3. Osteoartritis primitiva o secundaria a osteomielitis: Toma hueso y articulación.
4. Artritis con abscesos periarticulares: Abscesos en los diver-tículos de la sinovial.
5.4. Exámenes esenciales
1. Punción articular y establecer el
germen
2. Hemocultivo
3. Rayos X: Es de poca ayuda en casos recientes, puede verse aumento del espacio articular
cuando hay mucho derrame; en casos avanzados hay pinzamiento articular.
4. Análisis de complemento.
5.5. Tratamiento
1. Antibióticos: Por vía
parenteral y oral, drogas de amplio espectro una vez hecho el diagnóstico, y luego se
utilizará el de elección según el antibiograma, durante tres o cuatro semanas; por vía
intraarticular, tras punción evacuadora, administrar antibióticos, cada dos días.
2. Inmovilización: Es el mejor calmante del dolor, tracción continua o yeso, el
primero en casos menos graves y el segundo en los graves.
3. Punción o artrotomía: Al principio, punción cada dos días más
antibióticos, si no se controla, artrotomía e irrigación con suero fisiológico más
antibiótico.
4. Resección articular: En casos graves de mal drenaje hay que resecar algún
extremo articular (Lámina 40:5,6).
5. Amputación: Cuando la infección amenaza gravemente el estado general.
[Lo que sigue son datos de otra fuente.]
int tma_encode_nhwc_box(const float* base, int C, int W, int H, int B, int strideFloats, int boxC, int boxW, int boxH,
                        int swizzle64, void* map_out) {
  EncodeTiledFn enc = get_encode();
  if (!enc) return fail(CP_ERR_CUDA, "cuTensorMapEncodeTiled entry point not available");
  cuuint64_t dims[4] = {(cuuint64_t)C, (cuuint64_t)W, (cuuint64_t)H, (cuuint64_t)B};
  cuuint64_t strides[3] = {(cuuint64_t)strideFloats * 4, (cuuint64_t)W * strideFloats * 4, (cuuint64_t)H * W * strideFloats * 4};
  cuuint32_t box[4] = {(cuuint32_t)boxC, (cuuint32_t)boxW, (cuuint32_t)boxH, 1};
  cuuint32_t es[4] = {1, 1, 1, 1};
  CUresult r = enc(reinterpret_cast<CUtensorMap*>(map_out), CU_TENSOR_MAP_DATA_TYPE_FLOAT32, 4, (void*)base, dims, strides, box,
                   es, CU_TENSOR_MAP_INTERLEAVE_NONE, swizzle64 ? CU_TENSOR_MAP_SWIZZLE_64B : CU_TENSOR_MAP_SWIZZLE_NONE,
                   CU_TENSOR_MAP_L2_PROMOTION_L2_256B,
                   CU_TENSOR_MAP_FLOAT_OOB_FILL_NONE);
  if (r != CUDA_SUCCESS) return fail(CP_ERR_CUDA, "cuTensorMapEncodeTiled failed with code " + std::to_string((int)r));
  return CP_OK;
}

int tma_conv_encode(const IgemmParams& p, int Bmax, int cs, void* maps_out) {
  EncodeTiledFn enc = get_encode();
  if (!enc) return fail(CP_ERR_CUDA, "cuTensorMapEncodeTiled entry point not available");
  CUtensorMap* maps = reinterpret_cast<CUtensorMap*>(maps_out);
  const int Wt = p.Win + 2;
  const int boxh = tma_boxh(Wt);
  const CUtensorMapSwizzle swz = cs == 32 ? CU_TENSOR_MAP_SWIZZLE_128B : CU_TENSOR_MAP_SWIZZLE_64B;
  for (int s = 0; s < p.nsrc; ++s) {
    CUresult r;
    if (p.kh == 3) {
      cuuint64_t dims[4] = {(cuuint64_t)p.srcC[s], (cuuint64_t)p.Win, (cuuint64_t)p.Hin, (cuuint64_t)Bmax};
      cuuint64_t strides[3] = {(cuuint64_t)p.srcStride[s] * 4, (cuuint64_t)p.Win * p.srcStride[s] * 4,
                               (cuuint64_t)p.Hin * p.Win * p.srcStride[s] * 4};
      cuuint32_t box[4] = {(cuuint32_t)cs, (cuuint32_t)Wt, (cuuint32_t)boxh, 1};
      cuuint32_t es[4] = {1, 1, 1, 1};
      r = enc(&maps[s], CU_TENSOR_MAP_DATA_TYPE_FLOAT32, 4, (void*)p.src[s], dims, strides, box, es,
              CU_TENSOR_MAP_INTERLEAVE_NONE, swz, CU_TENSOR_MAP_L2_PROMOTION_L2_256B,
              CU_TENSOR_MAP_FLOAT_OOB_FILL_NONE);
    } else {
      cuuint64_t dims[2] = {(cuuint64_t)p.srcC[s], (cuuint64_t)Bmax * p.Hin * p.Win};
      cuuint64_t strides[1] = {(cuuint64_t)p.srcStride[s] * 4};
      cuuint32_t box[2] = {(cuuint32_t)cs, (cuuint32_t)TM_BM};
      cuuint32_t es[2] = {1, 1};
      r = enc(&maps[s], CU_TENSOR_MAP_DATA_TYPE_FLOAT32, 2, (void*)p.src[s], dims, strides, box, es,
              CU_TENSOR_MAP_INTERLEAVE_NONE, swz, CU_TENSOR_MAP_L2_PROMOTION_L2_256B,
              CU_TENSOR_MAP_FLOAT_OOB_FILL_NONE);
    }
    if (r != CUDA_SUCCESS) return fail(CP_ERR_CUDA, "cuTensorMapEncodeTiled failed with code " + std::to_string((int)r));
  }
  return CP_OK;
}

template <bool X3, bool FUSE, bool MULTI>
static int launch_conv_tma_kernel(const TmaConvParams& q, const cudaLaunchConfig_t& cfg0) {
  void (*kern)(TmaConvParams) = nullptr;
  switch (q.BN) {
    case 16: kern = conv_tma_kernel<X3, FUSE, 16, MULTI>; break;
    case 32: kern = conv_tma_kernel<X3, FUSE, 32, MULTI>; break;
    case 64: kern = conv_tma_kernel<X3, FUSE, 64, MULTI>; break;
    case 128: kern = conv_tma_kernel<X3, FUSE, 128, MULTI>; break;
    default: return fail(CP_ERR_INVALID, "conv_tma: unsupported N tile");
  }
  static PerDevice<bool, 4> configured;
  const int slot = q.BN == 128 ? 3 : (q.BN == 64 ? 2 : (q.BN == 32 ? 1 : 0));
  if (!configured.here(slot)) {
    CP_CUDA_CHECK(cudaFuncSetAttribute(kern, cudaFuncAttributeMaxDynamicSharedMemorySize, 227 * 1024));
    configured.here(slot) = true;
  }
  cudaLaunchConfig_t cfg = cfg0;
  cudaLaunchAttribute attr[1];
  attr[0].id = cudaLaunchAttributeProgrammaticStreamSerialization;
  attr[0].val.programmaticStreamSerializationAllowed = 1;
  cfg.attrs = attr;
  cfg.numAttrs = g_pdl ? 1 : 0;
  CP_CUDA_CHECK(cudaLaunchKernelEx(&cfg, kern, q));
  CP_LAUNCH_CHECK("conv_tma_kernel");
  return CP_OK;
}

6. Movilización: No apurarse a reemprenderla, reiniciarla progresivamente cuando
ha cesado la fiebre y remiten los signos locales; al principio movilización activa sin
apoyo; el apoyo es más tardío.
7. Medicación complementaria.
6. ARTRITIS BLENORRÁGICA
Mucho menos frecuente actualmente por los
antibióticos; de inicio poliarticular y suele atacar luego una articulación; el líquido
es francamente purulento y es difícil aislar el gonococo; el diagnóstico se hace por el
antecedente, tres semanas después de uretritis; en la mitad de los casos afecta rodilla,
luego muñeca, codo, etc. Dada la gran sensibilidad de la bacteria a la penicilina, cede
el proceso a los antibióticos y sin secuelas; se le sigue viendo en los recién nacidos
entre los 5 días y las 5 semanas del nacimiento.
7. ARTRITIS POSTOPERATORIA
Complicación que se evidencia por dolor
que no cede, edema distal del miembro, cuadro general.
8. ARTRITIS POSTINYECCIONES DE
CORTICOIDES
De inicio insidioso y progresa
solapadamente; requiere medidas de drenaje amplio e inmovilización rigurosa; destruye el
cartílago, que obliga a la artrodesis.
9. USO DE GAMMAGRAFÍA
Es muy importante, y colabora en el diagnóstico sobre
todo en los casos agudos, en los cuales el examen radiográfico es negativo; la
hipercaptación en el foco de lesión es indicativo de incremento de actividad, la cual se
encuentra en procesos inflamatorios.